Check each line of the entries below for the string "FmtDiv"; copy every line where it appears.
------ SUPPLIED ENTRIES
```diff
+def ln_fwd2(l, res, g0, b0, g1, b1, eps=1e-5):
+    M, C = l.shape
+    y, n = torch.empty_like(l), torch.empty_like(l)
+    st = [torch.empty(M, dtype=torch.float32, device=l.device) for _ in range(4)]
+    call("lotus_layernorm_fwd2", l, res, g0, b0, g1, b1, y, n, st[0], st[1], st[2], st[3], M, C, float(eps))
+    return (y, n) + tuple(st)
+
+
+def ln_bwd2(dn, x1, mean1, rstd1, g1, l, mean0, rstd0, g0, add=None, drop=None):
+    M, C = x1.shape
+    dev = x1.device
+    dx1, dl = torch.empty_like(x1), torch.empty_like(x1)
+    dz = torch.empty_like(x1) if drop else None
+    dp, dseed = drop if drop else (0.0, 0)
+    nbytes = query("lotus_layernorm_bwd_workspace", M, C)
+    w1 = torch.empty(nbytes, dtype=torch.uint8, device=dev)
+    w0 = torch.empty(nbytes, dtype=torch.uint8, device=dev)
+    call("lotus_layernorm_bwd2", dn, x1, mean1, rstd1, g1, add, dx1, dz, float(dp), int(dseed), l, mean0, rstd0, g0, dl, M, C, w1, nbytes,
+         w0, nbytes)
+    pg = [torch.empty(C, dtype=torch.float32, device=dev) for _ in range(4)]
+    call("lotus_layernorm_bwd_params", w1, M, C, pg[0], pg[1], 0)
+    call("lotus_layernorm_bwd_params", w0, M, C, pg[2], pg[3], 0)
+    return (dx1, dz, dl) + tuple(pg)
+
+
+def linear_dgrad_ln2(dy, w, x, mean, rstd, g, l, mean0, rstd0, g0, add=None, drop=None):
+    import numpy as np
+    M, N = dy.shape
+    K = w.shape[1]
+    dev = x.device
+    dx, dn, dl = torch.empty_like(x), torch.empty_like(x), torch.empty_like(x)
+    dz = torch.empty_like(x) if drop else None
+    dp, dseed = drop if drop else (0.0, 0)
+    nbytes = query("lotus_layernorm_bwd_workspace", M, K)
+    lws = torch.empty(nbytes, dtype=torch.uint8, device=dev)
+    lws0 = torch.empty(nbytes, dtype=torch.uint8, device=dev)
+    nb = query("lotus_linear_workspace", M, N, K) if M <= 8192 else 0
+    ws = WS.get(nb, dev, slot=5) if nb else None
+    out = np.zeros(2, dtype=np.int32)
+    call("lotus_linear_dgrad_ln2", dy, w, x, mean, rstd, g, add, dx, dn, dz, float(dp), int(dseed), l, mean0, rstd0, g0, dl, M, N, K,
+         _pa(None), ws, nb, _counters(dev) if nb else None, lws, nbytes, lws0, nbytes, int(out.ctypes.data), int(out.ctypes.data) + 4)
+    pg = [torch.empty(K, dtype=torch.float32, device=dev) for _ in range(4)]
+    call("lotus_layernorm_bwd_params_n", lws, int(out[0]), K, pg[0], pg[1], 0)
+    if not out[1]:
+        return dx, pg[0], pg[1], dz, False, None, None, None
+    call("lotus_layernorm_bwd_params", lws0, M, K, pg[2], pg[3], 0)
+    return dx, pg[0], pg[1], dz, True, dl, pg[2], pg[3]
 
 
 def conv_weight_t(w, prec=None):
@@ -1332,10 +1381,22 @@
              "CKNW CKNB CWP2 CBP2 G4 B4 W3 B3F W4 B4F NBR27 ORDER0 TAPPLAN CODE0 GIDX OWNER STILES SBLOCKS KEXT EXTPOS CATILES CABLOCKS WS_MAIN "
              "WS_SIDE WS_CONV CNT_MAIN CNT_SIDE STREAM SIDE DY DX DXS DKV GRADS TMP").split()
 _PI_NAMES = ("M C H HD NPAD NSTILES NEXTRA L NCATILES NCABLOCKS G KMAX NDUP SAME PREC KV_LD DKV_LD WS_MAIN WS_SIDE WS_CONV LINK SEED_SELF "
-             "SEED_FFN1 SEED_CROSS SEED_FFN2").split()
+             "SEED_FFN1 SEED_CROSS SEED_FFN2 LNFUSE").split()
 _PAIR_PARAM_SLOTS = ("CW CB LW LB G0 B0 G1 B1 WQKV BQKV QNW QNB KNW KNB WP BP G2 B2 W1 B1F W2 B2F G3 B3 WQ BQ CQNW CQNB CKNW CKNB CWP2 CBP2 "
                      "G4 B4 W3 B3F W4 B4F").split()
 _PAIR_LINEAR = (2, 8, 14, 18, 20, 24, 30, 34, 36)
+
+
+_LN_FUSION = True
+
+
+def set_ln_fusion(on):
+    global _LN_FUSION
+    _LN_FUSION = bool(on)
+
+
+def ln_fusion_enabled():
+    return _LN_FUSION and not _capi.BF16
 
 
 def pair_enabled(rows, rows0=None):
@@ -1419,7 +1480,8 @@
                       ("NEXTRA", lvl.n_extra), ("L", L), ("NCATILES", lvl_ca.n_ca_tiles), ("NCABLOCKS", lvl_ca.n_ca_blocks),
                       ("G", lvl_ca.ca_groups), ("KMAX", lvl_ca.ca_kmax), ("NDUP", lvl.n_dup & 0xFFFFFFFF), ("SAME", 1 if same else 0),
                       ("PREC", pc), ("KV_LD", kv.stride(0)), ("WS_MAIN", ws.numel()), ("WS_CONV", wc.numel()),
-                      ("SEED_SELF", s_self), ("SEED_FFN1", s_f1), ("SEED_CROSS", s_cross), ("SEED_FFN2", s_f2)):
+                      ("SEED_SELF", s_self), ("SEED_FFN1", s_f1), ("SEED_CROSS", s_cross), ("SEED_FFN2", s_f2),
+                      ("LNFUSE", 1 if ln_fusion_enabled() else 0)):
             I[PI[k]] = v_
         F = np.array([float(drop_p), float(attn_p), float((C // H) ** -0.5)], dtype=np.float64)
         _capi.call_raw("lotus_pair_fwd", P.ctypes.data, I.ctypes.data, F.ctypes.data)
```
------------
------ SUPPLIED ENTRIES
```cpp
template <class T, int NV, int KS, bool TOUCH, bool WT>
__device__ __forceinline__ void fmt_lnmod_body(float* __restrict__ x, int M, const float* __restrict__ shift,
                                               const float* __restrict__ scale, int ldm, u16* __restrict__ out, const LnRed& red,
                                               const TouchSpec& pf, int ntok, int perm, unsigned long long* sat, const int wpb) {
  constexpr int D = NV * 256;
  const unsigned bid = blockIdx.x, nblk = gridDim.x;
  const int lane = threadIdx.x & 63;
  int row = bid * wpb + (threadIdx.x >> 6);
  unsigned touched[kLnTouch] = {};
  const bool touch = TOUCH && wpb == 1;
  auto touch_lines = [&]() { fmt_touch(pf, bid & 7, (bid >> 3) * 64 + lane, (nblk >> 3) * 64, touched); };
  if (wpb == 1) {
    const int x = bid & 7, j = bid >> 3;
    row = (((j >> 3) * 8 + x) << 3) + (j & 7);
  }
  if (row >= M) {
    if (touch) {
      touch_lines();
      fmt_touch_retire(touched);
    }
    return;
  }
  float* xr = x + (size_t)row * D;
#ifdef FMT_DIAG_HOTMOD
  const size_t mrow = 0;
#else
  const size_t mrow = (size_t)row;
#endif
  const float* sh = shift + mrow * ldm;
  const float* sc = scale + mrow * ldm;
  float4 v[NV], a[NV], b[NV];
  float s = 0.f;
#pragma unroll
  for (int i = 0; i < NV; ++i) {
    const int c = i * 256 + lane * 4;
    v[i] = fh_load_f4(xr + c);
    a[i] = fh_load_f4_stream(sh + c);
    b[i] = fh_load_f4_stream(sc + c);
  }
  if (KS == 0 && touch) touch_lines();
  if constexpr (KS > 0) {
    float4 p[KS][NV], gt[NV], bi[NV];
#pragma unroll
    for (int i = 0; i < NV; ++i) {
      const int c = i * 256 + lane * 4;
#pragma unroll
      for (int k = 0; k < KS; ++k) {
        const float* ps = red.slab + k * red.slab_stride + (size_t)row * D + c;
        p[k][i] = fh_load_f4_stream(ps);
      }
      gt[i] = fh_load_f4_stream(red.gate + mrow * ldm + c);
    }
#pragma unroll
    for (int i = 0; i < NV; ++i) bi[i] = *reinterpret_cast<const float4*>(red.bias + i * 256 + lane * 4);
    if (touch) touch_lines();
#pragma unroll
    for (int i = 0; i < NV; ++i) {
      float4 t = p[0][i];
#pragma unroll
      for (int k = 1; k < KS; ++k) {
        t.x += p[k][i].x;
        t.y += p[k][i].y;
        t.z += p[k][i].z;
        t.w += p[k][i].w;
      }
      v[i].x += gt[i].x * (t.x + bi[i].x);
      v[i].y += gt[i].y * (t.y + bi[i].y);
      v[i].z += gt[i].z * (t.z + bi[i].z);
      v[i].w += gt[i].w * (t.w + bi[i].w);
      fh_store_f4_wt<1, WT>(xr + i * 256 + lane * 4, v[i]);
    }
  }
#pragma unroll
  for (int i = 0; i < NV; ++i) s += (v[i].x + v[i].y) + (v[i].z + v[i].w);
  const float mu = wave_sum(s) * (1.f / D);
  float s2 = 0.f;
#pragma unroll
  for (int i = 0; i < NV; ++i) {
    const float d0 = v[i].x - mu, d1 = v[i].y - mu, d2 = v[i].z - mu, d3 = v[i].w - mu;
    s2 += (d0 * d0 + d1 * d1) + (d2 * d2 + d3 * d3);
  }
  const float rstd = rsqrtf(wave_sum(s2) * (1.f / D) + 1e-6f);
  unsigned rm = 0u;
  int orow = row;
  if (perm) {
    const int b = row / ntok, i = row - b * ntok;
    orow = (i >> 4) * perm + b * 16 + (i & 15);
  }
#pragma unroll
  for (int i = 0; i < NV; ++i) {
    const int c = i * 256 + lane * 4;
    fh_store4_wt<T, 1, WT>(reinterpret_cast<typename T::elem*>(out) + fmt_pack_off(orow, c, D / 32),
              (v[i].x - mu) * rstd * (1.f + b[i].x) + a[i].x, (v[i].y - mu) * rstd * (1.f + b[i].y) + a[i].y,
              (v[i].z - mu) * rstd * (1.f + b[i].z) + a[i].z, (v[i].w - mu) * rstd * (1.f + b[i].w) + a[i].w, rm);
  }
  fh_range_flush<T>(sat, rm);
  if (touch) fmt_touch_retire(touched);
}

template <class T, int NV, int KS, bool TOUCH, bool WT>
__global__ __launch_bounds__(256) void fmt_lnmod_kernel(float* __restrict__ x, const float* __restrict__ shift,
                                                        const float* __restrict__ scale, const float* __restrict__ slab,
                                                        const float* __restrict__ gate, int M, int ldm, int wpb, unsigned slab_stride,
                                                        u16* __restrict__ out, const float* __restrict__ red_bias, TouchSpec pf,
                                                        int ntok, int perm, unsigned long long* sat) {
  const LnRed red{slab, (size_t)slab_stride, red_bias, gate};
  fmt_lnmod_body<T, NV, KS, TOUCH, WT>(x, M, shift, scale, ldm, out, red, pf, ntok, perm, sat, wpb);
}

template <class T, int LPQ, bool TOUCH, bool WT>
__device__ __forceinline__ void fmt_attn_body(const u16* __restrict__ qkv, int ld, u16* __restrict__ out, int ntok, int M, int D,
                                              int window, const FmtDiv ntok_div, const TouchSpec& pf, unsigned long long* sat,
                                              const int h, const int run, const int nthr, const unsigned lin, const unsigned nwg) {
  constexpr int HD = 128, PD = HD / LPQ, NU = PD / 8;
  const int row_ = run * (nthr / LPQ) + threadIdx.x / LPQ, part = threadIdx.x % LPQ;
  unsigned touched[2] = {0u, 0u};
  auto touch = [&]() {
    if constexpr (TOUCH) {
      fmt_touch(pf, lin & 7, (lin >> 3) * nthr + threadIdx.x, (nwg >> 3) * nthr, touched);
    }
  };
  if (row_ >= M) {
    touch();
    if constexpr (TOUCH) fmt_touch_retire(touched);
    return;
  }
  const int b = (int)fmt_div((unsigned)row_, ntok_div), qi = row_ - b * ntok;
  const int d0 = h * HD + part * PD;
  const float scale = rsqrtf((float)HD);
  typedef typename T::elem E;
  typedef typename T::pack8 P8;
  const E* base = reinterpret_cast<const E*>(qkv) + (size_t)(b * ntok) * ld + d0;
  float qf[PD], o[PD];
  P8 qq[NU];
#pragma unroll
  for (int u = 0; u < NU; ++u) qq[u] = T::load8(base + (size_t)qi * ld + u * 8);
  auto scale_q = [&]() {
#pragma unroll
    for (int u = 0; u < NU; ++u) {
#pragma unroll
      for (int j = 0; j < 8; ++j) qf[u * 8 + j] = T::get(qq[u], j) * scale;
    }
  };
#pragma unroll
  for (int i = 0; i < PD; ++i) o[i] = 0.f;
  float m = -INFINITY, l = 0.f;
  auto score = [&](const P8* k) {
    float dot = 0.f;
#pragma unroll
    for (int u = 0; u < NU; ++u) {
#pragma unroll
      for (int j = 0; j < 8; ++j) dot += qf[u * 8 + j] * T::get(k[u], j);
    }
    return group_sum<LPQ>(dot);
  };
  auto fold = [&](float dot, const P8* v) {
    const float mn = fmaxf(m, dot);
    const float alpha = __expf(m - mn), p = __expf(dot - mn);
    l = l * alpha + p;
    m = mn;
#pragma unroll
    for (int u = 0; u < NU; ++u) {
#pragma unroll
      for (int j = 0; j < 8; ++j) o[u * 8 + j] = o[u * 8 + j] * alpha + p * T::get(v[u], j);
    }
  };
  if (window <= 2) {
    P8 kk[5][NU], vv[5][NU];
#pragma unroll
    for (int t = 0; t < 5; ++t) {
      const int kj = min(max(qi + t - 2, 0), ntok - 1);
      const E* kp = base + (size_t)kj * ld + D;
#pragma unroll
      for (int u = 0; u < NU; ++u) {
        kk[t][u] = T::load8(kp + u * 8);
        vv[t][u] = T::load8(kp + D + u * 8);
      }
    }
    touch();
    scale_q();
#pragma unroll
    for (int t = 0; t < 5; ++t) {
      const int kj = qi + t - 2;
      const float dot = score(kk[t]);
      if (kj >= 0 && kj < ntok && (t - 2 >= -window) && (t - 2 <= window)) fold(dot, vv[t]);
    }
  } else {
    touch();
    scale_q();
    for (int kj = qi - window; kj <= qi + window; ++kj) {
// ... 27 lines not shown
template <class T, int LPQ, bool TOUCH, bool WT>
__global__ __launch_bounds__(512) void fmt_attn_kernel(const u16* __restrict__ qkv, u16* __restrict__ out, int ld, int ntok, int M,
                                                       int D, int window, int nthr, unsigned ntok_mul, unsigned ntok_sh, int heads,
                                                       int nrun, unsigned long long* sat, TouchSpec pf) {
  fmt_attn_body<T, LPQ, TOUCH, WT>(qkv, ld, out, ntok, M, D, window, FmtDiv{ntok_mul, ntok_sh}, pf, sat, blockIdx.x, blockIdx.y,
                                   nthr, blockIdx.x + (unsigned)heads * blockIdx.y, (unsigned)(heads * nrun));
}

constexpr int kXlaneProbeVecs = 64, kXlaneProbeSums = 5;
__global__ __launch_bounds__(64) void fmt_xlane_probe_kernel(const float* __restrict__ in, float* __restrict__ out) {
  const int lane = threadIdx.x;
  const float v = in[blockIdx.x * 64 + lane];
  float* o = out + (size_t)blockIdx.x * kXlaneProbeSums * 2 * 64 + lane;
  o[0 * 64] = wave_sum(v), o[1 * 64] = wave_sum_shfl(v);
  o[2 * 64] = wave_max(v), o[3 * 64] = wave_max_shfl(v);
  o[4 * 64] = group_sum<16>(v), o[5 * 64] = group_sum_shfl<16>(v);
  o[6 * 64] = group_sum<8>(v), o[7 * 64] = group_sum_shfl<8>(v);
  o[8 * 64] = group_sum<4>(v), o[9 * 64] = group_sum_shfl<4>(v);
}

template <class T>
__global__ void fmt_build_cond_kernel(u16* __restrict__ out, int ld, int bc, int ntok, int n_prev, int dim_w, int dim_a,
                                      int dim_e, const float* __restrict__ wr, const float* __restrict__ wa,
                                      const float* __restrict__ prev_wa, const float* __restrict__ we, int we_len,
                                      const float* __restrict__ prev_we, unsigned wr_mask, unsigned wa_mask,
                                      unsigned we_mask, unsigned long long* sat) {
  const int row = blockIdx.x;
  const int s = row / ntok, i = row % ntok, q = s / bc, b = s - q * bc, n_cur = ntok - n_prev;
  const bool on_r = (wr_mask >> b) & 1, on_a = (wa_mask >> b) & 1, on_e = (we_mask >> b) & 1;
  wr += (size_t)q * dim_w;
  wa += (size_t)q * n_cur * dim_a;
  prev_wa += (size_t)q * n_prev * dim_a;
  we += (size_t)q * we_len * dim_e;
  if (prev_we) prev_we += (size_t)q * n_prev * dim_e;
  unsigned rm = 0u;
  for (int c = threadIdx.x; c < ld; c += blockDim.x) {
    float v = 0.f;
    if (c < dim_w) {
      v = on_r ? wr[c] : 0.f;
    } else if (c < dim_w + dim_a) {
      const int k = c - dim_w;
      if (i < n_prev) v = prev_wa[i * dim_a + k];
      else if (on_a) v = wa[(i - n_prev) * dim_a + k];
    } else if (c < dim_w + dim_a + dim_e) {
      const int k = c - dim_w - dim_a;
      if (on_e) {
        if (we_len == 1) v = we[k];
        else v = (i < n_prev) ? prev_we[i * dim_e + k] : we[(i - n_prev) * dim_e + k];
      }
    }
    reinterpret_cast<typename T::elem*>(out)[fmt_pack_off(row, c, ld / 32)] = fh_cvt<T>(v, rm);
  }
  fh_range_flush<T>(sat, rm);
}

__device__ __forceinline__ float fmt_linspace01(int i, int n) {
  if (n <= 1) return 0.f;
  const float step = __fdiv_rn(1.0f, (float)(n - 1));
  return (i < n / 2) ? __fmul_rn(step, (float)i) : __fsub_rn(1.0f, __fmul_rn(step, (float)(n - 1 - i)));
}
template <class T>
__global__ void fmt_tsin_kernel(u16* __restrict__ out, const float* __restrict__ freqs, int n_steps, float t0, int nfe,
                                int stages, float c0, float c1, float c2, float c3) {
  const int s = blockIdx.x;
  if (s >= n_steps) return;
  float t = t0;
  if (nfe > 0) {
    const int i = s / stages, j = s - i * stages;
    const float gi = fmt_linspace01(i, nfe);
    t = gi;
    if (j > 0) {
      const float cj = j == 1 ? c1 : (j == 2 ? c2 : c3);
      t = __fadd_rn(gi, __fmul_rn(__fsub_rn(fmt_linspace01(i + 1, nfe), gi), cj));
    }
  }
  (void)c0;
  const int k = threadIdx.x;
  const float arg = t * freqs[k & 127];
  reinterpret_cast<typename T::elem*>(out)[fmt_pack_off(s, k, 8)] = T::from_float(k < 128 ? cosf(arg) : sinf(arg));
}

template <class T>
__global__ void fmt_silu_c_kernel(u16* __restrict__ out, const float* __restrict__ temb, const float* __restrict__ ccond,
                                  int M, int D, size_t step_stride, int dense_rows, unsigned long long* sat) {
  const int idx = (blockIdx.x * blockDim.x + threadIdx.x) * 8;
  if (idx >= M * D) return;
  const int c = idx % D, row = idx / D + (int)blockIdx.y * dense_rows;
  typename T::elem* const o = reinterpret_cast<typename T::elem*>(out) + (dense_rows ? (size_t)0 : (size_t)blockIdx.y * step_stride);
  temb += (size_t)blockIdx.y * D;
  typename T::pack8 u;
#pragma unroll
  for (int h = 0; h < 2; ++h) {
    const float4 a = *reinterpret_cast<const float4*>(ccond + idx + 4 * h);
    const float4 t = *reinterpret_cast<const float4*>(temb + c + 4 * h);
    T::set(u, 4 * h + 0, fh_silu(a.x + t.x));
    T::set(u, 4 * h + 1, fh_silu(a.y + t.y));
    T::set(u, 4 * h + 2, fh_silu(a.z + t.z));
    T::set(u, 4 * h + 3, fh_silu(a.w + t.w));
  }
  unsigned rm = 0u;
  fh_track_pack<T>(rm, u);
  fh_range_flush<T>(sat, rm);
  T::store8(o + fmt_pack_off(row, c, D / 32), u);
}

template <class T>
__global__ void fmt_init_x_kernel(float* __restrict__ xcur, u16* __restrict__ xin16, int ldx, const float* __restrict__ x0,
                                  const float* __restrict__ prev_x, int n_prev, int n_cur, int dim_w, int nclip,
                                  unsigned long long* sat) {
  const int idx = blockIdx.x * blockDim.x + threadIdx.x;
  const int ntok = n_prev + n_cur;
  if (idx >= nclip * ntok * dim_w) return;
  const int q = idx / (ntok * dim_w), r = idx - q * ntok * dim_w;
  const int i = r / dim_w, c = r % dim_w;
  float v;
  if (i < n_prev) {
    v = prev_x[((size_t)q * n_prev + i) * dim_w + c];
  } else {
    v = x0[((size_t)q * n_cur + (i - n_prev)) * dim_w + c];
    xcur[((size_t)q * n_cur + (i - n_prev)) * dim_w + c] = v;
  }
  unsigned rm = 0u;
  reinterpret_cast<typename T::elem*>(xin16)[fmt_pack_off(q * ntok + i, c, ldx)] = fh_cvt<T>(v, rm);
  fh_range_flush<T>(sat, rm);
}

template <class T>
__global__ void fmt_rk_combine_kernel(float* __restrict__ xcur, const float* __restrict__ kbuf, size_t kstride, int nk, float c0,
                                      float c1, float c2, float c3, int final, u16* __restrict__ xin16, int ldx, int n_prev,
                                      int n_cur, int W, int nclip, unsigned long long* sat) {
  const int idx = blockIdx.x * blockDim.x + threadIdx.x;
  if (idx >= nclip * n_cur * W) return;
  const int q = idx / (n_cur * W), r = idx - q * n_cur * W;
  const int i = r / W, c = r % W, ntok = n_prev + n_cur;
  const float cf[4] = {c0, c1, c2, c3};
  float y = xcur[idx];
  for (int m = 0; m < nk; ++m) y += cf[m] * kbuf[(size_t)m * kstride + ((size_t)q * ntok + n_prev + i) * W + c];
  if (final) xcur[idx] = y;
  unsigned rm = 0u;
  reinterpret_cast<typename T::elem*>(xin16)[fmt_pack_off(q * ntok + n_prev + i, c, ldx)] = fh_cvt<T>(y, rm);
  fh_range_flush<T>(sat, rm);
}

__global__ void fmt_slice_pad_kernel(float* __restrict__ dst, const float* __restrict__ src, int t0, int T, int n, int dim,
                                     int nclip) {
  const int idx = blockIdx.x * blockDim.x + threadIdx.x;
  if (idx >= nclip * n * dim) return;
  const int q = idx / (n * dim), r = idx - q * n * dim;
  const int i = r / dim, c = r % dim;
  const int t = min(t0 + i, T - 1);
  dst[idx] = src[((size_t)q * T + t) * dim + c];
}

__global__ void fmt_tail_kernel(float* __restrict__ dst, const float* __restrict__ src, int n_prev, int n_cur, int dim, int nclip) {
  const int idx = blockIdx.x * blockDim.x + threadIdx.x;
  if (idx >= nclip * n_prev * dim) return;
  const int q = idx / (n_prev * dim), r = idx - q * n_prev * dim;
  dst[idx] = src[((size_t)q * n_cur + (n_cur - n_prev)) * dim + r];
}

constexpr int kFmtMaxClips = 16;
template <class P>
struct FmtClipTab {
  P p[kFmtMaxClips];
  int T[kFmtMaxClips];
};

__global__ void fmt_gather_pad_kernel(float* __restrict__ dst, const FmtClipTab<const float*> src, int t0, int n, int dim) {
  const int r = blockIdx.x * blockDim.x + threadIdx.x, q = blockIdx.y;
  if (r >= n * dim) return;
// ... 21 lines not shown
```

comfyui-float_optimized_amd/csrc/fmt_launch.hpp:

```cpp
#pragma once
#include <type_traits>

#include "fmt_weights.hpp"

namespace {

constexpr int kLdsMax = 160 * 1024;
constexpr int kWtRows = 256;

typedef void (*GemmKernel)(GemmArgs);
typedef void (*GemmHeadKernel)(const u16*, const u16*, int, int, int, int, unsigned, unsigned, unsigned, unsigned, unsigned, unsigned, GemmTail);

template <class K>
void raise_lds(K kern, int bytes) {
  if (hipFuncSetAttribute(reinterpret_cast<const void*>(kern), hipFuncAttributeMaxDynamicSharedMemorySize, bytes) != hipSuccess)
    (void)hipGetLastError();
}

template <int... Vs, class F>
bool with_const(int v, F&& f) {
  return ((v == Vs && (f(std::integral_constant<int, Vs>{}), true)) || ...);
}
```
------------
| ANSWER FOR THE TASK |
                                              int window, const FmtDiv ntok_div, const TouchSpec& pf, unsigned long long* sat,
  fmt_attn_body<T, LPQ, TOUCH, WT>(qkv, ld, out, ntok, M, D, window, FmtDiv{ntok_mul, ntok_sh}, pf, sat, blockIdx.x, blockIdx.y,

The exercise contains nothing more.